Each line of the listing is to be retyped exactly as given.
START AVAILABLE DATA
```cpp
int ppp_create(int device_id, ppp_handle *out)
{
    if (!out) return PPP_ERR_ARG;
    *out = nullptr;
    int count = 0;
    if (hipGetDeviceCount(&count) != hipSuccess || count <= 0) return PPP_ERR_NO_DEVICE;
    if (device_id < 0 || device_id >= count) return PPP_ERR_ARG;
    if (hipSetDevice(device_id) != hipSuccess) return PPP_ERR_HIP;
    ppp_handle h = new ppp_handle_s();
    h->device = device_id;
    ppp_default_params(&h->P);
    if (hipStreamCreateWithFlags(&h->stream, hipStreamNonBlocking) != hipSuccess) { delete h; return PPP_ERR_HIP; }
    if (h->meta.ensure(1) != hipSuccess) { delete h; return PPP_ERR_HIP; }
    if (hipMemset(h->meta.p, 0, sizeof(DevMeta)) != hipSuccess) { delete h; return PPP_ERR_HIP; }
    if (h->fin_ticket.ensure(1 + WIN_FIN_GROUPS) != hipSuccess || hipMemset(h->fin_ticket.p, 0, sizeof(int) * (1 + WIN_FIN_GROUPS)) != hipSuccess) { delete h; return PPP_ERR_HIP; }
    if (h->hmeta_pinned.ensure(1) != hipSuccess) { delete h; return PPP_ERR_HIP; }
    int lds = 0;
    if (hipDeviceGetAttribute(&lds, hipDeviceAttributeMaxSharedMemoryPerBlock, device_id) == hipSuccess && lds > 0) h->max_lds = lds;
    hipDeviceProp_t prop;
    if (hipGetDeviceProperties(&prop, device_id) == hipSuccess) {
        if (strncmp(prop.gcnArchName, "gfx950", 6) == 0) h->max_lds = std::max(h->max_lds, 160 * 1024);
        if (prop.multiProcessorCount > 0) h->num_cus = prop.multiProcessorCount;
    }
    (void)hipFuncSetAttribute((const void *)k_slice, hipFuncAttributeMaxDynamicSharedMemorySize, h->max_lds - 1024);
    (void)hipFuncSetAttribute((const void *)k_slice_kd<false>, hipFuncAttributeMaxDynamicSharedMemorySize, h->max_lds - 1024);
    (void)hipFuncSetAttribute((const void *)k_minmax<true>, hipFuncAttributeMaxDynamicSharedMemorySize, 16384 * 4);
    (void)hipFuncSetAttribute((const void *)k_slab_scatter<1, 8>, hipFuncAttributeMaxDynamicSharedMemorySize, 16384 * 4);
    (void)hipFuncSetAttribute((const void *)k_slab_scatter<2, 4>, hipFuncAttributeMaxDynamicSharedMemorySize, 16384 * 4);
    (void)hipFuncSetAttribute((const void *)k_minmax_b, hipFuncAttributeMaxDynamicSharedMemorySize, 16384 * 4);
    (void)hipFuncSetAttribute((const void *)k_slab_scatter_b<4>, hipFuncAttributeMaxDynamicSharedMemorySize, 16384 * 4);
    (void)hipFuncSetAttribute((const void *)k_slab_scatter_b<8>, hipFuncAttributeMaxDynamicSharedMemorySize, 16384 * 4);
    (void)hipFuncSetAttribute((const void *)k_scatter_setup<4>, hipFuncAttributeMaxDynamicSharedMemorySize, 16384 * 4);
    (void)hipFuncSetAttribute((const void *)k_scatter_setup<8>, hipFuncAttributeMaxDynamicSharedMemorySize, 16384 * 4);
    (void)hipFuncSetAttribute((const void *)k_scatter_setup<16>, hipFuncAttributeMaxDynamicSharedMemorySize, 16384 * 4);
    (void)hipFuncSetAttribute((const void *)k_slice_kd_b, hipFuncAttributeMaxDynamicSharedMemorySize, h->max_lds - 1024);
    (void)hipFuncSetAttribute((const void *)k_pose_b<256>, hipFuncAttributeMaxDynamicSharedMemorySize, h->max_lds - 8192);
    (void)hipFuncSetAttribute((const void *)k_pose_b<512>, hipFuncAttributeMaxDynamicSharedMemorySize, h->max_lds - 8192);
    (void)hipFuncSetAttribute((const void *)k_pose_b<768>, hipFuncAttributeMaxDynamicSharedMemorySize, h->max_lds - 8192);
    (void)hipFuncSetAttribute((const void *)k_pose_b<POSE_T>, hipFuncAttributeMaxDynamicSharedMemorySize, h->max_lds - 8192);
    (void)hipFuncSetAttribute((const void *)k_pose<false, 256>, hipFuncAttributeMaxDynamicSharedMemorySize, h->max_lds - 8192);
    (void)hipFuncSetAttribute((const void *)k_pose<false, 512>, hipFuncAttributeMaxDynamicSharedMemorySize, h->max_lds - 8192);
    (void)hipFuncSetAttribute((const void *)k_pose<false, 768>, hipFuncAttributeMaxDynamicSharedMemorySize, h->max_lds - 8192);
    (void)hipFuncSetAttribute((const void *)k_pose<false, POSE_T>, hipFuncAttributeMaxDynamicSharedMemorySize, h->max_lds - 8192);
    (void)hipFuncSetAttribute((const void *)k_pose<true, POSE_T>, hipFuncAttributeMaxDynamicSharedMemorySize, h->max_lds - 8192);
    (void)hipFuncSetAttribute((const void *)k_dyn_boundary_pts, hipFuncAttributeMaxDynamicSharedMemorySize, 152 * 1024);
    (void)hipFuncSetAttribute((const void *)k_dyn_adjust_pts, hipFuncAttributeMaxDynamicSharedMemorySize, 152 * 1024);
    (void)hipFuncSetAttribute((const void *)k_dyn_adjust_fit, hipFuncAttributeMaxDynamicSharedMemorySize, 96 * 1024);
    (void)hipFuncSetAttribute((const void *)k_band_indices, hipFuncAttributeMaxDynamicSharedMemorySize, h->max_lds - 1024);
// ... 1476 lines not shown
```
END AVAILABLE DATA
TASK RESULT:
```cpp
int ppp_create(int device_id, ppp_handle *out)
{
    if (!out) return PPP_ERR_ARG;
    *out = nullptr;
    int count = 0;
    if (hipGetDeviceCount(&count) != hipSuccess || count <= 0) return PPP_ERR_NO_DEVICE;
    if (device_id < 0 || device_id >= count) return PPP_ERR_ARG;
    if (hipSetDevice(device_id) != hipSuccess) return PPP_ERR_HIP;
    ppp_handle h = new ppp_handle_s();
    h->device = device_id;
    ppp_default_params(&h->P);
    if (hipStreamCreateWithFlags(&h->stream, hipStreamNonBlocking) != hipSuccess) { delete h; return PPP_ERR_HIP; }
    if (h->meta.ensure(1) != hipSuccess) { delete h; return PPP_ERR_HIP; }
    if (hipMemset(h->meta.p, 0, sizeof(DevMeta)) != hipSuccess) { delete h; return PPP_ERR_HIP; }
    if (h->fin_ticket.ensure(1 + WIN_FIN_GROUPS) != hipSuccess || hipMemset(h->fin_ticket.p, 0, sizeof(int) * (1 + WIN_FIN_GROUPS)) != hipSuccess) { delete h; return PPP_ERR_HIP; }
    if (h->hmeta_pinned.ensure(1) != hipSuccess) { delete h; return PPP_ERR_HIP; }
    int lds = 0;
    if (hipDeviceGetAttribute(&lds, hipDeviceAttributeMaxSharedMemoryPerBlock, device_id) == hipSuccess && lds > 0) h->max_lds = lds;
    hipDeviceProp_t prop;
    if (hipGetDeviceProperties(&prop, device_id) == hipSuccess) {
        if (strncmp(prop.gcnArchName, "gfx950", 6) == 0) h->max_lds = std::max(h->max_lds, 160 * 1024);
        if (prop.multiProcessorCount > 0) h->num_cus = prop.multiProcessorCount;
    }
    (void)hipFuncSetAttribute((const void *)k_slice, hipFuncAttributeMaxDynamicSharedMemorySize, h->max_lds - 1024);
    (void)hipFuncSetAttribute((const void *)k_slice_kd<false>, hipFuncAttributeMaxDynamicSharedMemorySize, h->max_lds - 1024);
    (void)hipFuncSetAttribute((const void *)k_minmax<true>, hipFuncAttributeMaxDynamicSharedMemorySize, 16384 * 4);
    (void)hipFuncSetAttribute((const void *)k_slab_scatter<1, 8>, hipFuncAttributeMaxDynamicSharedMemorySize, 16384 * 4);
    (void)hipFuncSetAttribute((const void *)k_slab_scatter<2, 4>, hipFuncAttributeMaxDynamicSharedMemorySize, 16384 * 4);
    (void)hipFuncSetAttribute((const void *)k_minmax_b, hipFuncAttributeMaxDynamicSharedMemorySize, 16384 * 4);
    (void)hipFuncSetAttribute((const void *)k_slab_scatter_b<4>, hipFuncAttributeMaxDynamicSharedMemorySize, 16384 * 4);
    (void)hipFuncSetAttribute((const void *)k_slab_scatter_b<8>, hipFuncAttributeMaxDynamicSharedMemorySize, 16384 * 4);
    (void)hipFuncSetAttribute((const void *)k_scatter_setup<4>, hipFuncAttributeMaxDynamicSharedMemorySize, 16384 * 4);
    (void)hipFuncSetAttribute((const void *)k_scatter_setup<8>, hipFuncAttributeMaxDynamicSharedMemorySize, 16384 * 4);
    (void)hipFuncSetAttribute((const void *)k_scatter_setup<16>, hipFuncAttributeMaxDynamicSharedMemorySize, 16384 * 4);
    (void)hipFuncSetAttribute((const void *)k_slice_kd_b, hipFuncAttributeMaxDynamicSharedMemorySize, h->max_lds - 1024);
    (void)hipFuncSetAttribute((const void *)k_pose_b<256>, hipFuncAttributeMaxDynamicSharedMemorySize, h->max_lds - 8192);
    (void)hipFuncSetAttribute((const void *)k_pose_b<512>, hipFuncAttributeMaxDynamicSharedMemorySize, h->max_lds - 8192);
    (void)hipFuncSetAttribute((const void *)k_pose_b<768>, hipFuncAttributeMaxDynamicSharedMemorySize, h->max_lds - 8192);
    (void)hipFuncSetAttribute((const void *)k_pose_b<POSE_T>, hipFuncAttributeMaxDynamicSharedMemorySize, h->max_lds - 8192);
    (void)hipFuncSetAttribute((const void *)k_pose<false, 256>, hipFuncAttributeMaxDynamicSharedMemorySize, h->max_lds - 8192);
    (void)hipFuncSetAttribute((const void *)k_pose<false, 512>, hipFuncAttributeMaxDynamicSharedMemorySize, h->max_lds - 8192);
    (void)hipFuncSetAttribute((const void *)k_pose<false, 768>, hipFuncAttributeMaxDynamicSharedMemorySize, h->max_lds - 8192);
    (void)hipFuncSetAttribute((const void *)k_pose<false, POSE_T>, hipFuncAttributeMaxDynamicSharedMemorySize, h->max_lds - 8192);
    (void)hipFuncSetAttribute((const void *)k_pose<true, POSE_T>, hipFuncAttributeMaxDynamicSharedMemorySize, h->max_lds - 8192);
    (void)hipFuncSetAttribute((const void *)k_dyn_boundary_pts, hipFuncAttributeMaxDynamicSharedMemorySize, 152 * 1024);
    (void)hipFuncSetAttribute((const void *)k_dyn_adjust_pts, hipFuncAttributeMaxDynamicSharedMemorySize, 152 * 1024);
    (void)hipFuncSetAttribute((const void *)k_dyn_adjust_fit, hipFuncAttributeMaxDynamicSharedMemorySize, 96 * 1024);
    (void)hipFuncSetAttribute((const void *)k_band_indices, hipFuncAttributeMaxDynamicSharedMemorySize, h->max_lds - 1024);
// ... 1476 lines not shown
```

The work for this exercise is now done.